Theory of verification and ATC authority
From a regulatory and technical standpoint, an alleged altitude violation in controlled airspace can only be meaningfully assessed if the method of verification is clearly defined and legally sound. ICAO does not recognise visual estimation, subjective observation, or post‑event inference as reliable means of altitude determination. In practice, altitude compliance may be inferred only from surveillance-derived data (Mode C or Mode S pressure altitude), pilot statements, or recorded ATC clearances.
Mode C/S altitude reports are based on pressure altitude referenced to 1013.25 hPa, not QNH. Any subsequent conversion to QNH introduces additional uncertainty due to pressure differences, rounding, encoder resolution (typically 25 ft), and altimetry system error already accepted by ICAO PANS‑OPS. As a result, surveillance data alone cannot determine whether a helicopter exceeded a published QNH-based altitude limit by a margin smaller than the certified tolerance of the altimetry system.
Equally critical is the role of air traffic control authority. Under ICAO Annex 11 and standard ATS practice, a pilot operating in controlled airspace is required to comply with ATC clearances and instructions. If an ATC unit explicitly assigns, approves, or tacitly accepts an altitude either by instruction (e.g. “maintain 700 feet”) or by continued radar control without corrective action, the pilot is operating under ATC authority. In such cases, responsibility for vertical separation and traffic management is shared, and enforcement actions cannot be assessed in isolation from the controller’s instructions, approvals, or lack of intervention.
Furthermore, if a controller observes an aircraft momentarily deviating from a target altitude and does not issue an immediate correction, this is operationally interpreted as acceptance of the deviation within tolerable limits, particularly when no loss of separation, TCAS alert, or procedural breakdown occurs. ICAO operational doctrine does not support retrospective enforcement for transient deviations that were observed in real time and managed – or deemed unnecessary to manage by ATC.
Therefore, any allegation of a violation of the 700‑ft ILS crossing restriction must answer two foundational questions before it can be considered valid: by what technically reliable means was the altitude measured, and what altitude clearance or acceptance was in force from ATC at the time. Without clear, correlated evidence addressing both points, the determination of a violation is neither operationally robust nor aligned with ICAO principles of surveillance accuracy, controller authority, and shared responsibility in controlled airspace.
Conclusion
When the 700‑ft ILS crossing restriction is examined through the lens of ICAO PANS‑OPS and EASA operational philosophy, it becomes clear that enforcement cannot rely on a zero‑tolerance interpretation.
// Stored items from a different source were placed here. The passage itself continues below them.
# vfmatzkin/ct-unet

Hardware: AMD Instinct MI355X
Metric: voxels/sec fwd+bwd, 128^3 fp32 patch (higher is better)
Workload: dtype f32

## Files before the change

ct-unet_amd/csrc/conv3d.hip:

```cpp
#include "common.h"
#include "pack.h"
#include "bn_tail.h"

#ifndef CTU_K3S_OCC
#define CTU_K3S_OCC 2
#endif
#ifndef CTU_K3S_ALL
#define CTU_K3S_ALL 1
#endif
#ifndef CTU_WG_OCC
#define CTU_WG_OCC 2
#endif
#ifndef CTU_WG_BLOCKS
#define CTU_WG_BLOCKS 512
#endif

namespace {

typedef float gv2f __attribute__((ext_vector_type(2)));

struct ConvP {
    const float* in;
    const float* in_scale;
    const float* in_shift;
    const float* wp;
    const float* bias;
    float* out;
    float* stats;
    int in_cs, rin_p, in_relu, out_cs, nout_p, nbias;
    int N, D, H, W;
    int tiles_d, tiles_h, tiles_w;
    int n16;
    ctu_bn_tail tail;
};


__host__ __device__ inline void pick_tile(int W, int* td, int* th, int* tw) {
    if (W >= 16) { *td = 4; *th = 4; *tw = 16; }
    else if (W >= 8) { *td = 4; *th = 8; *tw = 8; }
    else { *td = 4; *th = 4; *tw = 4; }
}



template <int KS, int NT, int TD, int TH, int TW, int CCH = 1>
__global__ __launch_bounds__(256) void conv3d_fwd_kernel(ConvP p) {
    constexpr int PAD = (KS - 1) / 2;
    constexpr int HD = TD + KS - 1, HH = TH + KS - 1, HW = TW + KS - 1;
    constexpr int HV = HD * HH * HW;
    constexpr int NVOX = TD * TH * TW;
    constexpr int NMT = NVOX / 16;
    static_assert(NMT % 4 == 0, "block tile must hold a multiple of 4 M-tiles");
    constexpr int MT = NMT / 4;
    constexpr int STAPS = Taps<KS>::STAPS, NSTAGE = Taps<KS>::NSTAGE;
    constexpr int WFL = STAPS * NT * 128;
    constexpr int VSL = 8 * CCH + 4;
    constexpr int AQ = 2 * CCH;
    constexpr int AITEMS = HV * AQ;
    constexpr int AITER = (AITEMS + 255) / 256;
    static_assert(CCH == 1 || NSTAGE == 1, "multi-chunk staging needs all taps' weights in LDS at once");

    __shared__ __attribute__((aligned(16))) float sA[HV * VSL];
    __shared__ __attribute__((aligned(16))) float sW[CCH * WFL];
    __shared__ float sRed[4 * NT * 16 * 2];

    const int tid = threadIdx.x;
    const int lane = tid & 63, wave = tid >> 6;
// ... 1468 lines not shown
    int kw;
    bool ok = true;
    if (SM == 1 && SN == 1) kw = q;
    else if (SM == 2 && SN == 2) { kw = sm + sn; ok = !(sm == 0 && sn == 1); }
    else if (SN == 2) { if (q == 0) { kw = 0; ok = sn == 0; } else kw = 1 + sn; }
    else { if (q == 0) kw = sm; else { kw = 2; ok = sm == 1; } }
    const int cig = pair % n_ci_g, cog = pair / n_ci_g;
    const int cip = cig * CM + cil, co = cog * CN + col;
    const int ci = (cip < cin_p) ? (cinv ? cinv[cip] : (cip < Ci ? cip : -1)) : -1;
    if (ok && ci >= 0 && co < Co) dw[((size_t)co * Ci + ci) * 27 + r * 3 + kw] = tot;
}

struct K3sGeom { int sm, sn, tw, ntiles, n_ci_g, pairs, gx, tpb, nmf; };
static K3sGeom k3s_geom(int N, int D, int H, int W, int cin_p, int cout_p) {
    K3sGeom g;
    g.sm = cin_p == 8 ? 2 : 1; g.sn = cout_p == 8 ? 2 : 1;
    g.tw = (g.sm == 2 && g.sn == 2) ? 16 : 8;
    g.nmf = (g.sm == 2 && g.sn == 2) ? 9 : ((g.sm == 1 && g.sn == 1) ? 27 : 18);
    g.ntiles = N * ceil_div(D, 4) * ceil_div(H, 4) * ceil_div(W, g.tw);
    g.n_ci_g = ceil_div(cin_p, 16 / g.sm);
    g.pairs = g.n_ci_g * ceil_div(cout_p, 16 / g.sn);
    g.gx = wgrad_gx(g.ntiles, g.pairs);
    if (g.ntiles / g.gx < 4) {
        g.gx = (CTU_WG_BLOCKS / 2) / g.pairs;
        if (g.gx < 1) g.gx = 1;
        if (g.gx > g.ntiles) g.gx = g.ntiles;
    }
    g.tpb = ceil_div(g.ntiles, g.gx);
    g.gx = ceil_div(g.ntiles, g.tpb);
    return g;
}

static bool k3s_lazy_ok(int D, int H, int W, int k, int cin_p, int cout_p) {
    if (!use_k3s(k, W, cin_p, cout_p)) return false;
    const int sm = cin_p == 8 ? 2 : 1, sn = cout_p == 8 ? 2 : 1, tw = (sm == 2 && sn == 2) ? 16 : 8;
    return D % 4 == 0 && H % 4 == 0 && W % tw == 0 && cin_p % (16 / sm) == 0 && cout_p % (16 / sn) == 0;
}

template <int SM, int SN>
static int launch_wgrad_k3s(WgP p, float* dw, int Co, int Ci, const int32_t* cinv, hipStream_t st) {
    const K3sGeom g = k3s_geom(p.N, p.D, p.H, p.W, p.cin_p, p.cout_p);
    p.tiles_d = ceil_div(p.D, 4); p.tiles_h = ceil_div(p.H, 4); p.tiles_w = ceil_div(p.W, g.tw);
    p.ntiles = g.ntiles;
    p.n_ci_t = g.n_ci_g;
    if (p.lz_y) conv3d_wgrad_k3s_kernel<SM, SN, 0, true><<<dim3(g.gx, g.pairs), 256, 0, st>>>(p, g.tpb);
    else conv3d_wgrad_k3s_kernel<SM, SN><<<dim3(g.gx, g.pairs), 256, 0, st>>>(p, g.tpb);
    CTU_CHECK_LAUNCH("conv3d_wgrad_k3s");
    conv3d_wgrad_k3s_reduce_kernel<SM, SN><<<dim3(ceil_div(g.nmf * 256, 64), g.pairs), 64 * RPARTS, 0, st>>>(
        p.ws, dw, Co, Ci, cinv, p.cin_p, p.n_ci_t, g.gx);
    CTU_CHECK_LAUNCH("conv3d_wgrad_k3s_reduce");
    return CTU_OK;
}

template <int SM, int SN>
__global__ __launch_bounds__(256, 2) void conv3d_wgrad_k5s_kernel(WgP p, int tiles_per_block) {
    constexpr int UP = 0, PAD = 2;
    const int kd = blockIdx.z;
    constexpr int TD = 4, TH = 4, TW = (SM == 2 && SN == 2) ? 16 : 8, HD = TD, HH = TH + 2 * PAD, HW = TW + 2 * PAD, HV = HD * HH * HW;
    constexpr int KPR = TW / 4, NKS = TH * KPR;
    constexpr int CM = 16 / SM, CN = 16 / SN;
    constexpr int GW = TW + (SN - 1), GV = TD * TH * GW;
    constexpr int QN = (SM == 2 && SN == 2) ? 2 : ((SM == 1 && SN == 1) ? 5 : (SN == 2 ? 4 : 3));
    constexpr int NMF = 5 * QN;
    constexpr int AQ = CM / 4, GQ = CN / 4;
    constexpr int AITEMS = HV * AQ, AITER = (AITEMS + 255) / 256;
    constexpr int GITEMS = GV * GQ, GITER = (GITEMS + 255) / 256;

    constexpr int SAF = AITER * 256 * 4, SGF = GITER * 256 * 4;
    static_assert(SAF >= HV * CM && SGF >= GV * CN, "stage size");
    __shared__ __attribute__((aligned(16))) float sA[2 * SAF];
    __shared__ __attribute__((aligned(16))) float sG[2 * SGF];

    const int tid = threadIdx.x, lane = tid & 63, wave = tid >> 6;
    const int i = lane & 15, kq = lane >> 4;
    const int cig = blockIdx.y % p.n_ci_t, cog = UP ? (blockIdx.y / p.n_ci_t) % p.n_co_t : blockIdx.y / p.n_ci_t;
    const int par = UP ? blockIdx.y / (p.n_ci_t * p.n_co_t) : 0;
    const int pz = UP == 2 ? (par >> 1) & 1 : (par >> 2) & 1, py = UP == 2 ? par & 1 : (par >> 1) & 1, px = UP == 2 ? 0 : par & 1;
    const int gH = UP ? 2 * p.H : p.H, gW = UP ? 2 * p.W : p.W, gs = UP ? 2 : 1;
    const int ci0 = cig * CM, co0 = cog * CN;
    const bool has_xf = p.in_scale != nullptr;

    f32x4 acc[NMF];
#pragma unroll
    for (int t = 0; t < NMF; ++t) acc[t] = f32x4{0.f, 0.f, 0.f, 0.f};

    const int aq = tid % AQ, gq = tid % GQ;
    const bool a_ok = (ci0 + aq * 4) < p.cin_p, g_ok = (co0 + gq * 4) < p.cout_p;
    float4 sc = make_float4(1.f, 1.f, 1.f, 1.f), sh = make_float4(0.f, 0.f, 0.f, 0.f);
    if (has_xf && a_ok) {
        sc = *reinterpret_cast<const float4*>(p.in_scale + ci0 + aq * 4);
        sh = *reinterpret_cast<const float4*>(p.in_shift + ci0 + aq * 4);
    }
    const int xf_relu = has_xf ? p.in_relu : 0;
    const int boff = (SN == 2) ? ((i < 8) ? i : i - 16) : i;

    int tile = blockIdx.x * tiles_per_block;
    const int tile_end = min(p.ntiles, tile + tiles_per_block);
    float4 va[AITER], vg[GITER];

    unsigned aoff[AITER], goff[GITER];
    constexpr int FPW = 5;
    unsigned fw[(AITER + FPW - 1) / FPW], gw0 = 0;
#pragma unroll
    for (int q = 0; q < (AITER + FPW - 1) / FPW; ++q) fw[q] = 0;
#pragma unroll
    for (int it = 0; it < AITER; ++it) {
// ... 339 lines not shown
        g.tpb = ceil_div(g.ntiles, g.gx);
        g.gx = ceil_div(g.ntiles, g.tpb);
        return g;
    }
    g.nmf = 8;
    g.ntiles = N * ceil_div(D, 4) * ceil_div(H, 4) * ceil_div(W, 8);
    g.n_ci_g = ceil_div(cin_p, 16);
    g.n_co_g = ceil_div(nout_p, 16);
    g.pairs = 8 * g.n_ci_g * g.n_co_g;
    g.gx = wgrad_gx(g.ntiles, g.pairs);
    if (g.ntiles / g.gx < 4) {
        g.gx = (CTU_WG_BLOCKS / 2) / g.pairs;
        if (g.gx < 1) g.gx = 1;
        if (g.gx > g.ntiles) g.gx = g.ntiles;
    }
    g.tpb = ceil_div(g.ntiles, g.gx);
    g.gx = ceil_div(g.ntiles, g.tpb);
    return g;
}

}

static bool use_persist5(int k, int nt, int tw, int N, int D, int H, int W) {
    return k == 5 && tw == 16 && nt <= 2 && (long)N * ceil_div(D, 4) * ceil_div(H, 4) * ceil_div(W, 16) >= 256;
}

extern "C" int ctu_conv3d_layout(int k, int nout_p, int W) {
    return ((k == 3 || k == 5) && nout_p == 8 && W >= 32) ? 1 : 0;
}

extern "C" const char* ctu_conv3d_fwd_kernel_name(int N, int D, int H, int W, int k, int nout_p, int layout) {
    static thread_local char buf[64];
    if (layout == 1) return k == 3 ? "conv3d_fwd_k3_persist<1, true>" : "conv3d_fwd_k5_persist<1, true>";
    int nt, td, th, tw;
    pick_launch(N, D, H, W, k, nout_p, &nt, &td, &th, &tw);
    if (use_persist5(k, nt, tw, N, D, H, W)) snprintf(buf, sizeof(buf), "conv3d_fwd_k5_persist<%d, false>", nt);
    else if (k == 3 && tw == 16 && nt <= 2) snprintf(buf, sizeof(buf), "conv3d_fwd_k3_persist<%d, false>", nt);
    else snprintf(buf, sizeof(buf), "conv3d_fwd_kernel<%d, %d, %d, %d, %d>", k, nt, td, th, tw);
    return buf;
}

extern "C" const char* ctu_conv3d_wgrad_kernel_name(int W, int k, int cin_p, int cout_p) {
    static thread_local char buf[64];
    if (use_k3s(k, W, cin_p, cout_p))
        snprintf(buf, sizeof(buf), "conv3d_wgrad_k3s_kernel<%d, %d>", cin_p == 8 ? 2 : 1, cout_p == 8 ? 2 : 1);
    else if (use_k5s(k, W, cin_p, cout_p))
        snprintf(buf, sizeof(buf), "conv3d_wgrad_k5s_kernel<%d, %d>", cin_p == 8 ? 2 : 1, cout_p == 8 ? 2 : 1);
    else {
        int td, th, tw;
        pick_tile(W, &td, &th, &tw);
        snprintf(buf, sizeof(buf), "conv3d_wgrad_kernel<%d, %d, %d, %d, %d>", k, k == 3 ? 3 : 1, td, th, tw);
    }
    return buf;
}

extern "C" size_t ctu_conv3d_packed_floats(int k, int rin_p, int nout_p, int layout) {
    if ((k != 3 && k != 5) || rin_p <= 0 || nout_p <= 0) return 0;
    if (layout == 1) return nout_p == 8 ? (size_t)(rin_p / 8) * k * k * (k + 1) * 128 : 0;
    return (size_t)(rin_p / 8) * k * k * k * ceil_div(nout_p, 16) * 128;
}

static void persist_grid(int ntiles, int ny, int blocks_per_cu, int* gx, int* tpb) {
    int g = (256 * blocks_per_cu) / ny;
    if (g < 1) g = 1;
    if (g > ntiles) g = ntiles;
    *tpb = ceil_div(ntiles, g);
    *gx = ceil_div(ntiles, *tpb);
}

static bool use_persist(int k, int nt, int tw) { return k == 3 && tw == 16 && nt <= 2; }

extern "C" int ctu_conv3d_num_blocks(int N, int D, int H, int W, int k, int nout_p, int layout) {
    int gx, tpb;
    if (layout == 1) {
        persist_grid(N * ceil_div(D, 4) * ceil_div(H, 4) * ceil_div(W, 32), 1, k == 3 ? 2 : 1, &gx, &tpb);
        return gx;
    }
    int nt, td, th, tw;
    pick_launch(N, D, H, W, k, nout_p, &nt, &td, &th, &tw);
    const int ntiles = N * ceil_div(D, td) * ceil_div(H, th) * ceil_div(W, tw);
    if (use_persist5(k, nt, tw, N, D, H, W)) {
        persist_grid(ntiles, ceil_div(ceil_div(nout_p, 16), nt), 1, &gx, &tpb);
        return gx;
    }
    if (use_persist(k, nt, tw)) {
        persist_grid(ntiles, ceil_div(ceil_div(nout_p, 16), nt), nt == 1 ? CTU_FWD_OCC1 : 2, &gx, &tpb);
        return gx;
    }
    return ntiles;
}

extern "C" int ctu_pack_conv3d_weight(const float* w, float* wp, int Co, int Ci, int k, const int32_t* cinv,
                                      int rin_p, int nout_p, int mode, int layout, void* stream) {
    CTU_REQUIRE(k == 3 || k == 5, "pack_conv3d_weight: k=%d unsupported (3 or 5)", k);
    CTU_REQUIRE(rin_p % 8 == 0 && nout_p % 8 == 0, "pack_conv3d_weight: padded channels must be multiples of 8");
    CTU_REQUIRE(w && wp && Co > 0 && Ci > 0, "pack_conv3d_weight: null/empty argument");
    CTU_REQUIRE(layout == 0 || (layout == 1 && nout_p == 8), "pack_conv3d_weight: layout %d needs nout_p=8", layout);
    hipStream_t st = (hipStream_t)stream;
    if (layout == 1) {
        const int tot = (int)ctu_conv3d_packed_floats(k, rin_p, nout_p, 1);
        if (k == 3) pack_conv_w_pair8_kernel<3><<<ceil_div(tot, 256), 256, 0, st>>>(w, wp, Co, Ci, cinv, rin_p / 8, mode);
        else pack_conv_w_pair8_kernel<5><<<ceil_div(tot, 256), 256, 0, st>>>(w, wp, Co, Ci, cinv, rin_p / 8, mode);
        CTU_CHECK_LAUNCH("pack_conv3d_weight(pair8)");
        return CTU_OK;
    }
    const int n16 = ceil_div(nout_p, 16);
// ... 183 lines not shown
}

struct LazyBn { const float* y; const float* scale; const float* shift; const float* coef; float* out; int cp; };

static int conv3d_wgrad_impl(const float* in, int in_cs, int cin_p, const float* in_scale, const float* in_shift,
                             int in_relu, const float* gout, int g_cs, int cout_p, float* dw, float* dbias, int Co,
                             int Ci, const int32_t* cinv, float* ws, int N, int D, int H, int W, int k, const LazyBn* lz,
                             void* stream);

extern "C" int ctu_conv3d_wgrad(const float* in, int in_cs, int cin_p, const float* in_scale, const float* in_shift,
                                int in_relu, const float* gout, int g_cs, int cout_p, float* dw, float* dbias, int Co,
                                int Ci, const int32_t* cinv, float* ws, int N, int D, int H, int W, int k,
                                void* stream) {
    return conv3d_wgrad_impl(in, in_cs, cin_p, in_scale, in_shift, in_relu, gout, g_cs, cout_p, dw, dbias, Co, Ci, cinv, ws,
                             N, D, H, W, k, nullptr, stream);
}

extern "C" int ctu_conv3d_wgrad_bn_supported(int N, int D, int H, int W, int k, int cin_p, int cout_p) {
    return (N > 0 && k3s_lazy_ok(D, H, W, k, cin_p, cout_p)) ? 1 : 0;
}

extern "C" int ctu_conv3d_wgrad_bn(const float* in, int in_cs, int cin_p, const float* in_scale, const float* in_shift,
                                   int in_relu, const float* ga, int g_cs, int cout_p, const float* y,
                                   const float* bn_scale, const float* bn_shift, const float* coef, float* gy_out,
                                   float* dw, int Co, int Ci, const int32_t* cinv, float* ws, int N, int D, int H, int W,
                                   int k, void* stream) {
    CTU_REQUIRE(y && bn_scale && bn_shift && coef && gy_out, "conv3d_wgrad_bn: null pointer");
    CTU_REQUIRE(k3s_lazy_ok(D, H, W, k, cin_p, cout_p), "conv3d_wgrad_bn: geometry not supported (ask ctu_conv3d_wgrad_bn_supported)");
    CTU_REQUIRE(((uintptr_t)y & 15) == 0 && ((uintptr_t)gy_out & 15) == 0 && gy_out != ga, "conv3d_wgrad_bn: y / gy_out alignment, gy_out must not alias ga");
    const LazyBn lz = {y, bn_scale, bn_shift, coef, gy_out, cout_p};
    return conv3d_wgrad_impl(in, in_cs, cin_p, in_scale, in_shift, in_relu, ga, g_cs, cout_p, dw, nullptr, Co, Ci, cinv, ws,
                             N, D, H, W, k, &lz, stream);
}
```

ICAO explicitly accepts certified altimeter errors of up to ±60–80 ft, instructs pilots to ignore such errors in flight, and requires operators to define crossing altitude deviation tolerances in their procedures. Against this framework, an alleged exceedance of approximately 80 ft cannot be assessed in isolation from instrument tolerance, surveillance uncertainty, aircraft handling dynamics, and ATC involvement.
Crucially, the burden of proof rests with the authority to demonstrate not only the measured altitude with technical reliability, but also that the pilot was operating outside any ATC clearance or acceptance in force at the time. Where a controller had radar contact, issued or maintained an altitude instruction, and did not intervene, the pilot was operating under ATC authority and within the shared responsibility model established by ICAO.
Absent clear, correlated evidence of a deliberate or significant deviation that created a safety risk, treating minor, momentary altitude differences as violations is inconsistent with ICAO doctrine and with the intent of the published 700‑ft procedure.